> [INPUT RECORDS]
□ □ □ □ □ □ □

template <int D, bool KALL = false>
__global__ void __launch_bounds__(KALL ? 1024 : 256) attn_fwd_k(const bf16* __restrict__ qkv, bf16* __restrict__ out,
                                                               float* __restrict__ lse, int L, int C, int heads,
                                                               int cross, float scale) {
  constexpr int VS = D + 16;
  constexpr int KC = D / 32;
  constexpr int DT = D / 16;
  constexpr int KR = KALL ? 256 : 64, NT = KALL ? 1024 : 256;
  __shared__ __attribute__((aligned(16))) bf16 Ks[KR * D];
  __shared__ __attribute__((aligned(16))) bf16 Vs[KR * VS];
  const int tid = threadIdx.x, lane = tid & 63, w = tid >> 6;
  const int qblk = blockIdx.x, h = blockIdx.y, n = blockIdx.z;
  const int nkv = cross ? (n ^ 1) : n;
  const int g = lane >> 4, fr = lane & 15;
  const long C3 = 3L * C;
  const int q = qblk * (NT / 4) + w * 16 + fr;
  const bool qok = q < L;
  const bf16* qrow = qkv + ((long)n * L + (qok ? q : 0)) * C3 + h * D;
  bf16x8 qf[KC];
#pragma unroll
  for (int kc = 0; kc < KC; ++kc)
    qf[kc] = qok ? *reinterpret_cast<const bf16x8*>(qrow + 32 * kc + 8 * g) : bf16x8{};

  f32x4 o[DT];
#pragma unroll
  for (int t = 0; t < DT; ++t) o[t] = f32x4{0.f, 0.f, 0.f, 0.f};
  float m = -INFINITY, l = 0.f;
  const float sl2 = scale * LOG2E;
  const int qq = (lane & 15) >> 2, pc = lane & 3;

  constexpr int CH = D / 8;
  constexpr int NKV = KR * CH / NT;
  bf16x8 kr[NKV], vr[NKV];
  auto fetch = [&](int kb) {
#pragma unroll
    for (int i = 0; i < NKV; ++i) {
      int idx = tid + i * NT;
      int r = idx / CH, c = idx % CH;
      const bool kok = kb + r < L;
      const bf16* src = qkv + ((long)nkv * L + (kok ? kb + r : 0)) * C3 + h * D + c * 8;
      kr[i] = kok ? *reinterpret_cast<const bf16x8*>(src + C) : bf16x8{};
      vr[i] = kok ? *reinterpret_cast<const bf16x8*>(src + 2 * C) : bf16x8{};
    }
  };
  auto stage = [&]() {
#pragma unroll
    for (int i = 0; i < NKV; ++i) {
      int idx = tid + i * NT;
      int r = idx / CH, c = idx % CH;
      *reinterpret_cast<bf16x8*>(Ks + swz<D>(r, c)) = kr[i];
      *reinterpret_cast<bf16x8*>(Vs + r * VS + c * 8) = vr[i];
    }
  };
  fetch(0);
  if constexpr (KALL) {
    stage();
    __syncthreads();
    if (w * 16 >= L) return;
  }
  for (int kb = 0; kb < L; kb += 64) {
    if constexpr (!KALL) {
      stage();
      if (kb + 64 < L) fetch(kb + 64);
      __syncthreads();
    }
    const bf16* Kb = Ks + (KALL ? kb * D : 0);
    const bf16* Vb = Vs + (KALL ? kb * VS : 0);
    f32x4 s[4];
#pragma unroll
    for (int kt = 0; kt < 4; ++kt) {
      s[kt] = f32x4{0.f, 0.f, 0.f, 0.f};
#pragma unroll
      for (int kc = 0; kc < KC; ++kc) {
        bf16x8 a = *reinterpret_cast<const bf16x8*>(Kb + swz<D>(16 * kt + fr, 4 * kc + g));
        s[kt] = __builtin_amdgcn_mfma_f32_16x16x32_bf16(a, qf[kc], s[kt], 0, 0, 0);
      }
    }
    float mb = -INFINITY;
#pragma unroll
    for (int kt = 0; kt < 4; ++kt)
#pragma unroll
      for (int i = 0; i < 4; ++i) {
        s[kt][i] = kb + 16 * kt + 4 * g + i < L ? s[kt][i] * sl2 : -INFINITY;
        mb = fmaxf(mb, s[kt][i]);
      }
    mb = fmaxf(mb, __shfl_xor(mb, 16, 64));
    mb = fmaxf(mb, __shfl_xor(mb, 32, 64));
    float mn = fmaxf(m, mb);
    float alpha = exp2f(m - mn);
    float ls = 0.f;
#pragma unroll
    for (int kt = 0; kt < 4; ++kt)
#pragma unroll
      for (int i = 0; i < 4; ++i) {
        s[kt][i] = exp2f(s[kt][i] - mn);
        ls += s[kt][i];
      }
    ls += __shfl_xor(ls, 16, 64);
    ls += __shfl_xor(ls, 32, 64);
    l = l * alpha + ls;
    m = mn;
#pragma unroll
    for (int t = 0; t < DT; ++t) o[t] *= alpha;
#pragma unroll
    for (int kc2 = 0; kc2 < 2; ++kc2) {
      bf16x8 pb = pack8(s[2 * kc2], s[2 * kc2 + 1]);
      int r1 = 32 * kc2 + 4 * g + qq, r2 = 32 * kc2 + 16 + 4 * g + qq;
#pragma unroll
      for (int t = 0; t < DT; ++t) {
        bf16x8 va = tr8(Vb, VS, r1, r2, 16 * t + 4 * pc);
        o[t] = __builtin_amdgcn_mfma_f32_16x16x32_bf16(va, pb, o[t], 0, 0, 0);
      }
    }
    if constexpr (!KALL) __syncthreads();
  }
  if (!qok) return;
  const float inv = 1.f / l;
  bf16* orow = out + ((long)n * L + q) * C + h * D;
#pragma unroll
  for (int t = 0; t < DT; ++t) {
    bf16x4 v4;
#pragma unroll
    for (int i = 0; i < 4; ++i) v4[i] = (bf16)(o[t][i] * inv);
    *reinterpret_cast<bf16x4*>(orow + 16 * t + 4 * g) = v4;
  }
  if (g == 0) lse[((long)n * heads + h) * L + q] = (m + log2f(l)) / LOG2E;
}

□ □ □ □ □ □ □

The material above must be written out again in full, exactly.

> [EXERCISE SOLUTION]
template <int D, bool KALL = false>
__global__ void __launch_bounds__(KALL ? 1024 : 256) attn_fwd_k(const bf16* __restrict__ qkv, bf16* __restrict__ out,
                                                               float* __restrict__ lse, int L, int C, int heads,
                                                               int cross, float scale) {
  constexpr int VS = D + 16;
  constexpr int KC = D / 32;
  constexpr int DT = D / 16;
  constexpr int KR = KALL ? 256 : 64, NT = KALL ? 1024 : 256;
  __shared__ __attribute__((aligned(16))) bf16 Ks[KR * D];
  __shared__ __attribute__((aligned(16))) bf16 Vs[KR * VS];
  const int tid = threadIdx.x, lane = tid & 63, w = tid >> 6;
  const int qblk = blockIdx.x, h = blockIdx.y, n = blockIdx.z;
  const int nkv = cross ? (n ^ 1) : n;
  const int g = lane >> 4, fr = lane & 15;
  const long C3 = 3L * C;
  const int q = qblk * (NT / 4) + w * 16 + fr;
  const bool qok = q < L;
  const bf16* qrow = qkv + ((long)n * L + (qok ? q : 0)) * C3 + h * D;
  bf16x8 qf[KC];
#pragma unroll
  for (int kc = 0; kc < KC; ++kc)
    qf[kc] = qok ? *reinterpret_cast<const bf16x8*>(qrow + 32 * kc + 8 * g) : bf16x8{};

  f32x4 o[DT];
#pragma unroll
  for (int t = 0; t < DT; ++t) o[t] = f32x4{0.f, 0.f, 0.f, 0.f};
  float m = -INFINITY, l = 0.f;
  const float sl2 = scale * LOG2E;
  const int qq = (lane & 15) >> 2, pc = lane & 3;

  constexpr int CH = D / 8;
  constexpr int NKV = KR * CH / NT;
  bf16x8 kr[NKV], vr[NKV];
  auto fetch = [&](int kb) {
#pragma unroll
    for (int i = 0; i < NKV; ++i) {
      int idx = tid + i * NT;
      int r = idx / CH, c = idx % CH;
      const bool kok = kb + r < L;
      const bf16* src = qkv + ((long)nkv * L + (kok ? kb + r : 0)) * C3 + h * D + c * 8;
      kr[i] = kok ? *reinterpret_cast<const bf16x8*>(src + C) : bf16x8{};
      vr[i] = kok ? *reinterpret_cast<const bf16x8*>(src + 2 * C) : bf16x8{};
    }
  };
  auto stage = [&]() {
#pragma unroll
    for (int i = 0; i < NKV; ++i) {
      int idx = tid + i * NT;
      int r = idx / CH, c = idx % CH;
      *reinterpret_cast<bf16x8*>(Ks + swz<D>(r, c)) = kr[i];
      *reinterpret_cast<bf16x8*>(Vs + r * VS + c * 8) = vr[i];
    }
  };
  fetch(0);
  if constexpr (KALL) {
    stage();
    __syncthreads();
    if (w * 16 >= L) return;
  }
  for (int kb = 0; kb < L; kb += 64) {
    if constexpr (!KALL) {
      stage();
      if (kb + 64 < L) fetch(kb + 64);
      __syncthreads();
    }
    const bf16* Kb = Ks + (KALL ? kb * D : 0);
    const bf16* Vb = Vs + (KALL ? kb * VS : 0);
    f32x4 s[4];
#pragma unroll
    for (int kt = 0; kt < 4; ++kt) {
      s[kt] = f32x4{0.f, 0.f, 0.f, 0.f};
#pragma unroll
      for (int kc = 0; kc < KC; ++kc) {
        bf16x8 a = *reinterpret_cast<const bf16x8*>(Kb + swz<D>(16 * kt + fr, 4 * kc + g));
        s[kt] = __builtin_amdgcn_mfma_f32_16x16x32_bf16(a, qf[kc], s[kt], 0, 0, 0);
      }
    }
    float mb = -INFINITY;
#pragma unroll
    for (int kt = 0; kt < 4; ++kt)
#pragma unroll
      for (int i = 0; i < 4; ++i) {
        s[kt][i] = kb + 16 * kt + 4 * g + i < L ? s[kt][i] * sl2 : -INFINITY;
        mb = fmaxf(mb, s[kt][i]);
      }
    mb = fmaxf(mb, __shfl_xor(mb, 16, 64));
    mb = fmaxf(mb, __shfl_xor(mb, 32, 64));
    float mn = fmaxf(m, mb);
    float alpha = exp2f(m - mn);
    float ls = 0.f;
#pragma unroll
    for (int kt = 0; kt < 4; ++kt)
#pragma unroll
      for (int i = 0; i < 4; ++i) {
        s[kt][i] = exp2f(s[kt][i] - mn);
        ls += s[kt][i];
      }
    ls += __shfl_xor(ls, 16, 64);
    ls += __shfl_xor(ls, 32, 64);
    l = l * alpha + ls;
    m = mn;
#pragma unroll
    for (int t = 0; t < DT; ++t) o[t] *= alpha;
#pragma unroll
    for (int kc2 = 0; kc2 < 2; ++kc2) {
      bf16x8 pb = pack8(s[2 * kc2], s[2 * kc2 + 1]);
      int r1 = 32 * kc2 + 4 * g + qq, r2 = 32 * kc2 + 16 + 4 * g + qq;
#pragma unroll
      for (int t = 0; t < DT; ++t) {
        bf16x8 va = tr8(Vb, VS, r1, r2, 16 * t + 4 * pc);
        o[t] = __builtin_amdgcn_mfma_f32_16x16x32_bf16(va, pb, o[t], 0, 0, 0);
      }
    }
    if constexpr (!KALL) __syncthreads();
  }
  if (!qok) return;
  const float inv = 1.f / l;
  bf16* orow = out + ((long)n * L + q) * C + h * D;
#pragma unroll
  for (int t = 0; t < DT; ++t) {
    bf16x4 v4;
#pragma unroll
    for (int i = 0; i < 4; ++i) v4[i] = (bf16)(o[t][i] * inv);
    *reinterpret_cast<bf16x4*>(orow + 16 * t + 4 * g) = v4;
  }
  if (g == 0) lse[((long)n * heads + h) * L + q] = (m + log2f(l)) / LOG2E;
}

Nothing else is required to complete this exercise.